** PROBLEM DESCRIPTION **
Return each line of the records below in which the string "npad" turns up.

EXERCISE DATA START

struct bsub_solver {
    bsub_config cfg;
    int device = 0, num_sms = 148;
    long long m = 0, ld = 0;
    int n = 0, npad = 0;
    float *D = nullptr, *S = nullptr, *Y = nullptr, *T = nullptr, *L = nullptr, *U = nullptr;
    DevState* st = nullptr;
    IterLog* log = nullptr;
    HostMirror* mirror = nullptr;
    HostMirror* mirror_dev = nullptr;
    double* comm_sum = nullptr;
    double* comm_max = nullptr;
    GramPlan gp; GramMaps gmaps; int2* tasks_dev = nullptr; double* gram_partial = nullptr;
    EigPlan ep; EigBuffers eb;
    ShrinkPlan sp; ShrinkTmaPlan stp; ShrinkTmaMaps stmaps; bool use_tma = false, stmaps_ready = false;
    ShrinkStreamPlan ssp; ShrinkTmaMaps ssmaps; bool use_stream = false;
    bool use_i8 = false; signed char* Wq = nullptr; unsigned long long* Gint = nullptr; GramI8Plan gip; CUtensorMap gimap, gimap_last;
    int4* gi_info = nullptr; int* gi_blkn = nullptr; int gi_ncta = 0; float* part_wmax = nullptr;
    bool use_proj = false; ProjectPlan pjp; float* Tt = nullptr;
    bool use_flat = false, sfmaps_ready = false; ShrinkFlatPlan sfp; ShrinkFlatMaps sfmaps;
    bool force_S = false;
    int proj_iter = -1;
    float* tpart = nullptr; double* part_zz = nullptr; unsigned long long* part_nnz = nullptr;
    float* part_max = nullptr;
    int shrink_mode = SHRINK_FLAT3;
    int* gptr = nullptr; int* gidx = nullptr; int ngroups = 0; bool groups_set = false;
    float* eta_dev = nullptr; float* xi = nullptr; long long xi_floats = 0; float* tot = nullptr;
    float* xi2 = nullptr; float* tot2 = nullptr; int* sweeps2 = nullptr; long long xi2_floats = 0, tot2_floats = 0;
    int* sweeps_dev = nullptr; bool graph_set = false;
    int* pg_ints = nullptr; float* pg_eta = nullptr; GenericGraphDev pg_dev; GenericGraphLayout pg_layout; bool pg_bg = false;
    unsigned char* labels_dev = nullptr; double* lam_table = nullptr; double* bsums = nullptr; int nlab = 0; bool blocks_set = false;
    unsigned char* mask_stage = nullptr;
    double* mask_scratch = nullptr;
    double* stage64 = nullptr; size_t stage64_doubles = 0;
    cudaStream_t last_stream = nullptr; bool stream_seen = false;
    bool implied_first = false;
    bool loaded = false, finalized = false, initialised = false;
    cudaEvent_t ev[kRunAhead + 1];
    int iters_enqueued = 0;
};

static cudaStream_t as_stream(void* s) { return reinterpret_cast<cudaStream_t>(s); }
static cudaStream_t use_stream(bsub_solver* s, void* stream) {
    s->last_stream = as_stream(stream); s->stream_seen = true;
    return s->last_stream;
}
static int ensure_stage64(bsub_solver* s, size_t doubles) {
    if (s->stage64_doubles >= doubles) return 0;
    if (s->stage64) { cudaFree(s->stage64); s->stage64 = nullptr; s->stage64_doubles = 0; }
    BSUB_CUDA_CHECK(cudaMalloc((void**)&s->stage64, sizeof(double) * doubles));
    s->stage64_doubles = doubles;
    return 0;
}
struct DevScope {
    std::vector<void*> ptrs;
    ~DevScope() { for (void* p : ptrs) if (p) cudaFree(p); }
    template <typename T> int alloc(T** out, size_t bytes) {
        void* p = nullptr;
        if (cudaMalloc(&p, bytes ? bytes : 1) != cudaSuccess) { set_error("cudaMalloc(%zu) failed: %s", bytes, cudaGetErrorString(cudaGetLastError())); return -1; }
        ptrs.push_back(p);
        *out = reinterpret_cast<T*>(p);
        return 0;
    }
};

static int round_half_even_005(int d) {
    return (int)nearbyint(0.05 * (double)d);
}

extern "C" {
// ... 82 lines not shown
        if (make_gram_maps(s->gp, s->D, s->S, s->Y, s->ld, &s->gmaps) != 0) { rc = -1; break; }
        std::vector<int2> tasks(s->gp.ntasks);
        fill_gram_tasks(s->gp, tasks.data());
        ALLOC(s->tasks_dev, sizeof(int2) * s->gp.ntasks);
        cudaMemcpy(s->tasks_dev, tasks.data(), sizeof(int2) * s->gp.ntasks, cudaMemcpyHostToDevice);
        ALLOC(s->gram_partial, sizeof(double) * s->gp.partial_elems);
        s->ep = make_eig_plan(s->n, s->npad);
        ALLOC(s->eb.work, sizeof(double) * s->ep.work_doubles);
        ALLOC(s->eb.lam, sizeof(double) * s->n);
        ALLOC(s->eb.Z, sizeof(double) * (size_t)s->n * s->n);
        s->eb.vstride = std::max(16, ((s->n + 3) / 4) * 4);
        ALLOC(s->eb.Vr, sizeof(float) * (size_t)s->n * s->eb.vstride);
        ALLOC(s->eb.VC, sizeof(float) * (size_t)s->n * s->eb.vstride);
        cudaMemset(s->eb.Vr, 0, sizeof(float) * (size_t)s->n * s->eb.vstride);
        cudaMemset(s->eb.VC, 0, sizeof(float) * (size_t)s->n * s->eb.vstride);
        int rows = cfg->rows, cols = cfg->cols;
        if ((long long)rows * cols != s->m) {
            rows = (int)s->m; cols = 1;
            for (int r = 4096; r >= 48; r -= 4)
                if (s->m % r == 0) { rows = r; cols = (int)(s->m / r); break; }
        }
        s->sp = make_shrink_plan(s->n, rows, cols, s->ld, s->num_sms, cfg->tile_rows, cfg->cluster_frames);
        s->use_tma = (getenv("BSUB_NO_TMA") == nullptr) &&
                     make_shrink_tma_plan(s->n, rows, cols, s->ld, s->num_sms, cfg->tile_rows, cfg->cluster_frames, &s->stp);
        s->use_stream = s->use_tma && (getenv("BSUB_NO_STREAM") == nullptr) &&
                        make_shrink_stream_plan(s->n, rows, cols, s->ld, s->num_sms, cfg->tile_rows, &s->ssp);
        ALLOC(s->tpart, sizeof(float) * std::max(s->sp.tpart_floats, s->use_tma ? s->stp.tpart_floats : (size_t)0));
        int nparts = std::max(std::max(s->sp.nparts, (s->use_tma ? s->stp.nparts : 0) + (s->use_stream ? s->ssp.nparts : 0) + s->num_sms), s->num_sms * 8);
        ALLOC(s->part_zz, sizeof(double) * nparts); ALLOC(s->part_nnz, sizeof(unsigned long long) * nparts);
        ALLOC(s->part_max, sizeof(float) * nparts);
        cudaMemset(s->part_zz, 0, sizeof(double) * nparts); cudaMemset(s->part_nnz, 0, sizeof(unsigned long long) * nparts);
        cudaMemset(s->part_max, 0, sizeof(float) * nparts);
        s->use_i8 = s->use_stream && (shrink_stream_ldq(s->ssp) > 0) && (getenv("BSUB_NO_I8") == nullptr) &&
                    (cfg->prox == BSUB_PROX_FLAT_LINF || cfg->prox == BSUB_PROX_L1);
        if (s->use_i8) {
            const long long ldq = shrink_stream_ldq(s->ssp);
            s->gip = make_gram_i8_plan(s->n, ldq, s->num_sms);
            s->gip.m_real = (getenv("BSUB_NO_GRAM_BIAS") == nullptr) ? s->m : 0;
            s->gip.m_global = s->cfg.m_global;
            std::vector<int4> info; std::vector<int> blkn;
            fill_gram_i8_tables(s->gip, info, blkn);
            s->gi_ncta = (int)info.size();
            ALLOC(s->Wq, (size_t)4 * s->n * ldq);
            cudaMemset(s->Wq, 0, (size_t)4 * s->n * ldq);
            ALLOC(s->Gint, sizeof(unsigned long long) * (size_t)s->gip.nblk * 128 * s->gip.nblk * 128);
            ALLOC(s->gi_info, sizeof(int4) * info.size());
            ALLOC(s->gi_blkn, sizeof(int) * blkn.size());
            ALLOC(s->part_wmax, sizeof(float) * (s->ssp.grid + s->num_sms));
            cudaMemcpy(s->gi_info, info.data(), sizeof(int4) * info.size(), cudaMemcpyHostToDevice);
            cudaMemcpy(s->gi_blkn, blkn.data(), sizeof(int) * blkn.size(), cudaMemcpyHostToDevice);
            cudaMemset(s->part_wmax, 0, sizeof(float) * (s->ssp.grid + s->num_sms));
            if (make_gram_i8_map(s->gip, s->Wq, &s->gimap, 128) != 0) { rc = -1; break; }
            if (make_gram_i8_map(s->gip, s->Wq, &s->gimap_last, gram_i8_last_block_n(s->gip)) != 0) { rc = -1; break; }
            s->use_proj = (getenv("BSUB_NO_PROJ") == nullptr) && make_project_plan(s->n, s->ssp.R, ldq, s->num_sms, &s->pjp);
            if (s->use_proj) {
                const size_t tt = sizeof(float) * (size_t)s->ssp.ntiles * 16 * 4 * s->ssp.R;
                ALLOC(s->Tt, tt);
                cudaMemset(s->Tt, 0, tt);
                s->use_flat = (getenv("BSUB_NO_FLAT") == nullptr) && make_shrink_flat_plan(s->n, s->ssp.rows, s->ssp.cols, s->ld, s->num_sms, s->ssp, &s->sfp);
            }
        }
        for (int i = 0; i <= kRunAhead; ++i)
            if (cudaEventCreateWithFlags(&s->ev[i], cudaEventDisableTiming) != cudaSuccess) { set_error("bsub_create: event"); rc = -1; break; }
        if (rc) break;
        switch (cfg->prox) {
            case BSUB_PROX_FLAT_LINF: s->shrink_mode = (cfg->group_rows == 3 && cfg->group_cols == 3) ? SHRINK_FLAT3 : SHRINK_SPILL; break;
            case BSUB_PROX_L1: s->shrink_mode = SHRINK_L1; break;
            default: s->shrink_mode = SHRINK_SPILL; break;
        }
        s->implied_first = s->use_i8 && s->use_stream && s->shrink_mode != SHRINK_SPILL && s->cfg.use_sv_prediction &&
                           s->cfg.sv0 >= 1 && s->cfg.sv0 <= s->ssp.kcap && getenv("BSUB_NO_IMPLIED_FIRST") == nullptr;
        if (s->shrink_mode == SHRINK_SPILL) { ALLOC(s->U, mat); ALLOC(s->L, mat); cudaMemset(s->U, 0, mat); cudaMemset(s->L, 0, mat); }
#undef ALLOC
        if (cudaGetLastError() != cudaSuccess) {  }
    } while (0);
    if (rc != 0) { bsub_destroy(s); return rc; }
    *out = s;
    return 0;
}

int bsub_set_flat_groups(bsub_solver* s, const int32_t* g) {
    if (!s || !g) { set_error("bsub_set_flat_groups: null argument"); return -1; }
    if (s->cfg.prox != BSUB_PROX_FLAT_LINF) { set_error("bsub_set_flat_groups: solver was not created with BSUB_PROX_FLAT_LINF"); return -1; }
    const long long m = s->m;
    const int rows = s->cfg.rows, cols = s->cfg.cols;
    bool regular = ((long long)rows * cols == m);
    if (regular) {
        const int ntr = (rows + 2) / 3;
        for (int j = 0; j < cols && regular; ++j)
            for (int i = 0; i < rows; ++i)
                if (g[(long long)j * rows + i] != (j / 3) * ntr + (i / 3) + 1) { regular = false; break; }
    }
    s->groups_set = true;
    if (regular) { s->shrink_mode = SHRINK_FLAT3; return 0; }
    int gmax = 0;
    for (long long p = 0; p < m; ++p) { if (g[p] < 0) { set_error("bsub_set_flat_groups: negative group id"); return -1; } gmax = std::max(gmax, (int)g[p]); }
    std::vector<int> ptr((size_t)gmax + 1, 0), idx;
    for (long long p = 0; p < m; ++p) if (g[p] > 0) ptr[g[p]]++;
    std::vector<int> start((size_t)gmax + 1, 0);
    int acc = 0;
    for (int k = 1; k <= gmax; ++k) { start[k - 1] = acc; acc += ptr[k]; }
    start[gmax] = acc;
    idx.resize((size_t)std::max(acc, 1));
    std::vector<int> fill(start.begin(), start.end());
    for (long long p = 0; p < m; ++p) if (g[p] > 0) idx[fill[g[p] - 1]++] = (int)p;
    if (s->gptr) cudaFree(s->gptr);
// ... 184 lines not shown
    memset(&h, 0, sizeof(h));
    const bsub_config& c = s->cfg;
    const double mx = (double)std::max<long long>(c.m_global, c.n);
    h.lambda = 1.0 / (sqrt(mx) * c.delta);
    h.non_block_lambda = c.non_block_lambda_scale * h.lambda;
    h.rho = c.rho; h.tol = c.tol; h.mu_scale = c.mu_scale;
    h.max_iter = c.max_iter;
    h.d = c.d_global > 0 ? c.d_global : (int)std::min<long long>(c.m_global, c.n);
    h.round005d = round_half_even_005(h.d);
    h.use_sv_prediction = c.use_sv_prediction;
    h.break_on_rank0 = c.break_on_rank0;
    h.sv = c.use_sv_prediction ? c.sv0 : h.d;
    h.use_i8 = s->use_i8 ? 1 : 0;
    CK(cudaMemcpyAsync(s->st, &h, sizeof(h), cudaMemcpyHostToDevice, st));
    CK(cudaStreamSynchronize(st));
    memset((void*)s->mirror, 0, sizeof(HostMirror));
    return 0;
}

int bsub_set_always_store_S(bsub_solver* s, int on) {
    if (!s) { set_error("bsub_set_always_store_S: null solver"); return -1; }
    s->force_S = on != 0;
    return 0;
}

int bsub_comm_buffers(bsub_solver* s, double** sum_buf, int64_t* sum_count, double** max_buf, int64_t* max_count) {
    if (!s) { set_error("bsub_comm_buffers: null solver"); return -1; }
    if (sum_buf) *sum_buf = s->comm_sum;
    if (sum_count) *sum_count = (int64_t)s->npad * s->npad + kCommTail;
    if (max_buf) *max_buf = s->comm_max;
    if (max_count) *max_count = 8;
    return 0;
}

static int check_ready(bsub_solver* s) {
    if (!s) { set_error("null solver"); return -1; }
    if (!s->loaded) { set_error("no data loaded (call bsub_load_* first)"); return -1; }
    if (s->cfg.prox == BSUB_PROX_FLAT_LINF && !s->groups_set) { set_error("one of graphs or groups must not be None"); return -1; }
    if ((s->cfg.prox == BSUB_PROX_GRAPH_LINF || s->cfg.prox == BSUB_PROX_GRAPH_CENTER_BG || s->cfg.prox == BSUB_PROX_GRAPH_GENERIC) &&
        !s->graph_set) { set_error("one of graphs or groups must not be None"); return -1; }
    if (s->cfg.prox == BSUB_PROX_BLOCK_L2 && !s->blocks_set) { set_error("blocks_by_frame / lambdas_by_frame not set"); return -1; }
    return 0;
}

EXERCISE DATA END

** OUTPUT FOR THIS EXERCISE **
    int n = 0, npad = 0;
        s->ep = make_eig_plan(s->n, s->npad);
    if (sum_count) *sum_count = (int64_t)s->npad * s->npad + kCommTail;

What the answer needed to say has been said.